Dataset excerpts
static pbr_status prefilter_launch(pbr_ctx* ctx, const pbr_half* hdr, uint32_t w, uint32_t h, uint32_t pitch,
                                   pbr_half* out, const OutRect* rcs, int n, float threshold, float knee) {
    const uint32_t ow = w >> 1, oh = h >> 1;
    const float tx = 1.0f / (float)ow, ty = 1.0f / (float)oh;
    if (exact_half(w) && exact_half(h)) {
        const OutRects rs = out_rects(rcs, n);
        hipLaunchKernelGGL(k_bloom_prefilter_2x<NoViews>, dim3(rs.first[n]), dim3(256), 0, ctx->stream, hdr, (int)w, (int)h, (int)pitch, NoViews{}, out, rs, threshold, knee);
        return launched(ctx, "k_bloom_prefilter_2x");
    }
    for (int r = 0; r < n; r++) {
        const uint32_t rw = (uint32_t)(rcs[r].x1 - rcs[r].x0), rh = (uint32_t)(rcs[r].y1 - rcs[r].y0);
        dim3 grid((rw + 63) / 64, (rh + 3) / 4);
        hipLaunchKernelGGL(k_bloom_prefilter, grid, dim3(64, 4), 0, ctx->stream, hdr, (int)w, (int)h, (int)pitch, out, rcs[r], tx, ty, threshold, knee);
        pbr_status st = launched(ctx, "k_bloom_prefilter");
        if (st) return st;
    }
    return PBR_OK;
}

static const char* prefilter_image_fault(uint32_t w, uint32_t h, uint32_t pitch) {
    return (w >> 1) >= 1 && (h >> 1) >= 1 && w <= 65535 && h <= 65535 && pitch >= w ? nullptr : "bad size";
}
static const char* prefilter_rect_fault(const uint32_t q[4], uint32_t w, uint32_t h, uint32_t out_x, uint32_t out_pitch) {
    if (!(q[2] >= 1 && q[3] >= 1 && q[0] + q[2] <= (w >> 1) && q[1] + q[3] <= (h >> 1))) return "rect outside the half-res image";
    return out_pitch >= out_x + q[0] + q[2] ? nullptr : "rect does not fit the output pitch";
}
static bool prefilter_dest_ok(uint32_t out_pitch, uint32_t out_y) { return out_pitch <= 65535 && out_y <= 65535; }
static const char* chain_size_fault(uint32_t w, uint32_t h, uint32_t pitch) {
    if (!((w >> (PBR_BLOOM_MIPS - 1)) >= 1 && (h >> (PBR_BLOOM_MIPS - 1)) >= 1)) return "image too small for 5 mips";
    return w <= 65535 && h <= 65535 && pitch >= w ? nullptr : "bad size";
}

static pbr_status prefilter_rects(pbr_ctx* ctx, const pbr_half* hdr, uint32_t w, uint32_t h, uint32_t pitch, pbr_half* out, uint32_t out_pitch,
                                  uint32_t out_x, uint32_t out_y, const uint32_t (*rects)[4], uint32_t n_rects, float threshold, float knee) {
    OutRect rcs[PF_MAX_RECTS];
    for (uint32_t r = 0; r < n_rects; r++) {
        const uint32_t* q = rects[r];
        rcs[r] = OutRect{(int)q[0], (int)q[1], (int)(q[0] + q[2]), (int)(q[1] + q[3]), (int)out_x, (int)out_y, (int)out_pitch};
    }
    return prefilter_launch(ctx, hdr, w, h, pitch, out, rcs, (int)n_rects, threshold, knee);
}

extern "C" {

pbr_status pbr_bloom_prefilter(pbr_ctx* ctx, const pbr_half* hdr, uint32_t w, uint32_t h, uint32_t pitch,
                               pbr_half* out, float threshold, float knee) {
    if (!ctx) return PBR_ERR_INVALID;
    PBR_REQUIRE(ctx, hdr && out, "pbr_bloom_prefilter: null pointer");
    PBR_CHECK(ctx, "pbr_bloom_prefilter", prefilter_image_fault(w, h, pitch));
    const uint32_t whole[4] = {0, 0, w >> 1, h >> 1};
    return prefilter_rects(ctx, hdr, w, h, pitch, out, w >> 1, 0, 0, &whole, 1, threshold, knee);
}

pbr_status pbr_bloom_prefilter_rect(pbr_ctx* ctx, const pbr_half* hdr, uint32_t w, uint32_t h, uint32_t pitch,
                                    pbr_half* out, uint32_t out_pitch, uint32_t out_x, uint32_t out_y,
                                    const uint32_t rect[4], float threshold, float knee) {
    if (!ctx) return PBR_ERR_INVALID;
    PBR_REQUIRE(ctx, hdr && out && rect, "pbr_bloom_prefilter_rect: null pointer");
    PBR_CHECK(ctx, "pbr_bloom_prefilter_rect", prefilter_image_fault(w, h, pitch));
    PBR_CHECK(ctx, "pbr_bloom_prefilter_rect", prefilter_rect_fault(rect, w, h, out_x, out_pitch));
    PBR_REQUIRE(ctx, prefilter_dest_ok(out_pitch, out_y), "pbr_bloom_prefilter_rect: rect does not fit the output pitch");
    return prefilter_rects(ctx, hdr, w, h, pitch, out, out_pitch, out_x, out_y, reinterpret_cast<const uint32_t (*)[4]>(rect), 1, threshold, knee);
}

pbr_status pbr_bloom_prefilter_rects(pbr_ctx* ctx, const pbr_half* hdr, uint32_t w, uint32_t h, uint32_t pitch,
                                     pbr_half* out, uint32_t out_pitch, uint32_t out_x, uint32_t out_y,
                                     const uint32_t (*rects)[4], uint32_t n_rects, float threshold, float knee) {
    if (!ctx) return PBR_ERR_INVALID;
    PBR_REQUIRE(ctx, hdr && out && rects && n_rects >= 1 && n_rects <= (uint32_t)PF_MAX_RECTS, "pbr_bloom_prefilter_rects: null pointer / 1 .. 5 rectangles");
    PBR_CHECK(ctx, "pbr_bloom_prefilter_rects", prefilter_image_fault(w, h, pitch));
    PBR_REQUIRE(ctx, prefilter_dest_ok(out_pitch, out_y), "pbr_bloom_prefilter_rects: bad size");
    for (uint32_t r = 0; r < n_rects; r++)
        PBR_REQUIRE(ctx, !prefilter_rect_fault(rects[r], w, h, out_x, out_pitch), "pbr_bloom_prefilter_rects: rectangle outside the half-res image / the output pitch");
    return prefilter_rects(ctx, hdr, w, h, pitch, out, out_pitch, out_x, out_y, rects, n_rects, threshold, knee);
}

pbr_status pbr_blur_h(pbr_ctx* ctx, const pbr_half* in, uint32_t iw, uint32_t ih, pbr_half* out, uint32_t ow, uint32_t oh) {
    if (!ctx) return PBR_ERR_INVALID;
    PBR_REQUIRE(ctx, in && out, "pbr_blur_h: null pointer");
    PBR_REQUIRE(ctx, iw && ih && ow && oh && iw <= 65535 && ih <= 65535 && ow <= 65535 && oh <= 65535, "pbr_blur_h: bad size");
    return launch_blur_h<false>(ctx, in, iw, ih, nullptr, 0, 0, out, ow, oh);
}

pbr_status pbr_blur_v(pbr_ctx* ctx, const pbr_half* in, uint32_t iw, uint32_t ih, pbr_half* out, uint32_t ow, uint32_t oh) {
    if (!ctx) return PBR_ERR_INVALID;
    PBR_REQUIRE(ctx, in && out, "pbr_blur_v: null pointer");
    PBR_REQUIRE(ctx, iw && ih && ow && oh && iw <= 65535 && ih <= 65535 && ow <= 65535 && oh <= 65535, "pbr_blur_v: bad size");
    const float tx = 1.0f / (float)ow, ty = 1.0f / (float)oh;
    dim3 grid((ow + VT_W - 1) / VT_W, (oh + VT_R - 1) / VT_R);
    hipLaunchKernelGGL(k_blur_v, grid, dim3(VT_W, 4), 0, ctx->stream, in, (int)iw, (int)ih, out, (int)ow, (int)oh, tx, ty);
    return launched(ctx, "k_blur_v");
}

pbr_status pbr_bloom_upsample_add(pbr_ctx* ctx, const pbr_half* upper, uint32_t uw, uint32_t uh,
                                  const pbr_half* lower, uint32_t lw, uint32_t lh, pbr_half* out) {
    if (!ctx) return PBR_ERR_INVALID;
    PBR_REQUIRE(ctx, upper && lower && out, "pbr_bloom_upsample_add: null pointer");
    PBR_REQUIRE(ctx, uw && uh && lw && lh && uw <= 65535 && uh <= 65535, "pbr_bloom_upsample_add: bad size");
    return launch_blur_h<true>(ctx, lower, lw, lh, upper, uw, uh, out, uw, uh);
}

pbr_status pbr_bloom_merge(pbr_ctx* ctx, pbr_half* hdr, uint32_t pitch, const pbr_half* in, uint32_t w, uint32_t h) {
    if (!ctx) return PBR_ERR_INVALID;
    PBR_REQUIRE(ctx, hdr && in, "pbr_bloom_merge: null pointer");
    PBR_REQUIRE(ctx, w && h && w <= 65535 && h <= 65535 && pitch >= w, "pbr_bloom_merge: bad size");
    dim3 grid((w + 255) / 256, h);
    hipLaunchKernelGGL(k_bloom_merge, grid, dim3(256), 0, ctx->stream, hdr, (int)pitch, in, (int)w, (int)h);
    return launched(ctx, "k_bloom_merge");
}

pbr_status pbr_bloom_up_level(pbr_ctx* ctx, const pbr_half* upper, const pbr_half* lower, uint32_t lw, uint32_t lh,
                              pbr_half* out, uint32_t ow, uint32_t oh) {
    if (!ctx) return PBR_ERR_INVALID;
    PBR_REQUIRE(ctx, lower && out && out != lower && out != upper, "pbr_bloom_up_level: null pointer / out aliases an input");
    PBR_REQUIRE(ctx, lw >= 1 && lh >= 1 && ow == 2 * lw && oh == 2 * lh && exact_half(ow) && exact_half(oh), "pbr_bloom_up_level: out must be exactly twice lower, even, <= 8192");
    const LevelViews lv = level_views(1, [&](uint32_t) { return LevelIO{lower, upper, out, (int)ow, nullptr}; });
    if (upper) return launch_hv<M_UP, true, 0>(ctx, lv, 1, lw, lh, ow, oh, nullptr, 0.0f, 0.0f);
    return launch_hv<M_UP, false, 0>(ctx, lv, 1, lw, lh, ow, oh, nullptr, 0.0f, 0.0f);
}

}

### Task statement
Please give an exact copy of the lines above, beginning with the line containing "const uint32_t ow = w >> 1, oh = h >> 1;" and running through the line containing "static const char* prefilter_rect_fault(const", and of no other lines.

### Exercise answer
    const uint32_t ow = w >> 1, oh = h >> 1;
    const float tx = 1.0f / (float)ow, ty = 1.0f / (float)oh;
    if (exact_half(w) && exact_half(h)) {
        const OutRects rs = out_rects(rcs, n);
        hipLaunchKernelGGL(k_bloom_prefilter_2x<NoViews>, dim3(rs.first[n]), dim3(256), 0, ctx->stream, hdr, (int)w, (int)h, (int)pitch, NoViews{}, out, rs, threshold, knee);
        return launched(ctx, "k_bloom_prefilter_2x");
    }
    for (int r = 0; r < n; r++) {
        const uint32_t rw = (uint32_t)(rcs[r].x1 - rcs[r].x0), rh = (uint32_t)(rcs[r].y1 - rcs[r].y0);
        dim3 grid((rw + 63) / 64, (rh + 3) / 4);
        hipLaunchKernelGGL(k_bloom_prefilter, grid, dim3(64, 4), 0, ctx->stream, hdr, (int)w, (int)h, (int)pitch, out, rcs[r], tx, ty, threshold, knee);
        pbr_status st = launched(ctx, "k_bloom_prefilter");
        if (st) return st;
    }
    return PBR_OK;
}

static const char* prefilter_image_fault(uint32_t w, uint32_t h, uint32_t pitch) {
    return (w >> 1) >= 1 && (h >> 1) >= 1 && w <= 65535 && h <= 65535 && pitch >= w ? nullptr : "bad size";
}
static const char* prefilter_rect_fault(const uint32_t q[4], uint32_t w, uint32_t h, uint32_t out_x, uint32_t out_pitch) {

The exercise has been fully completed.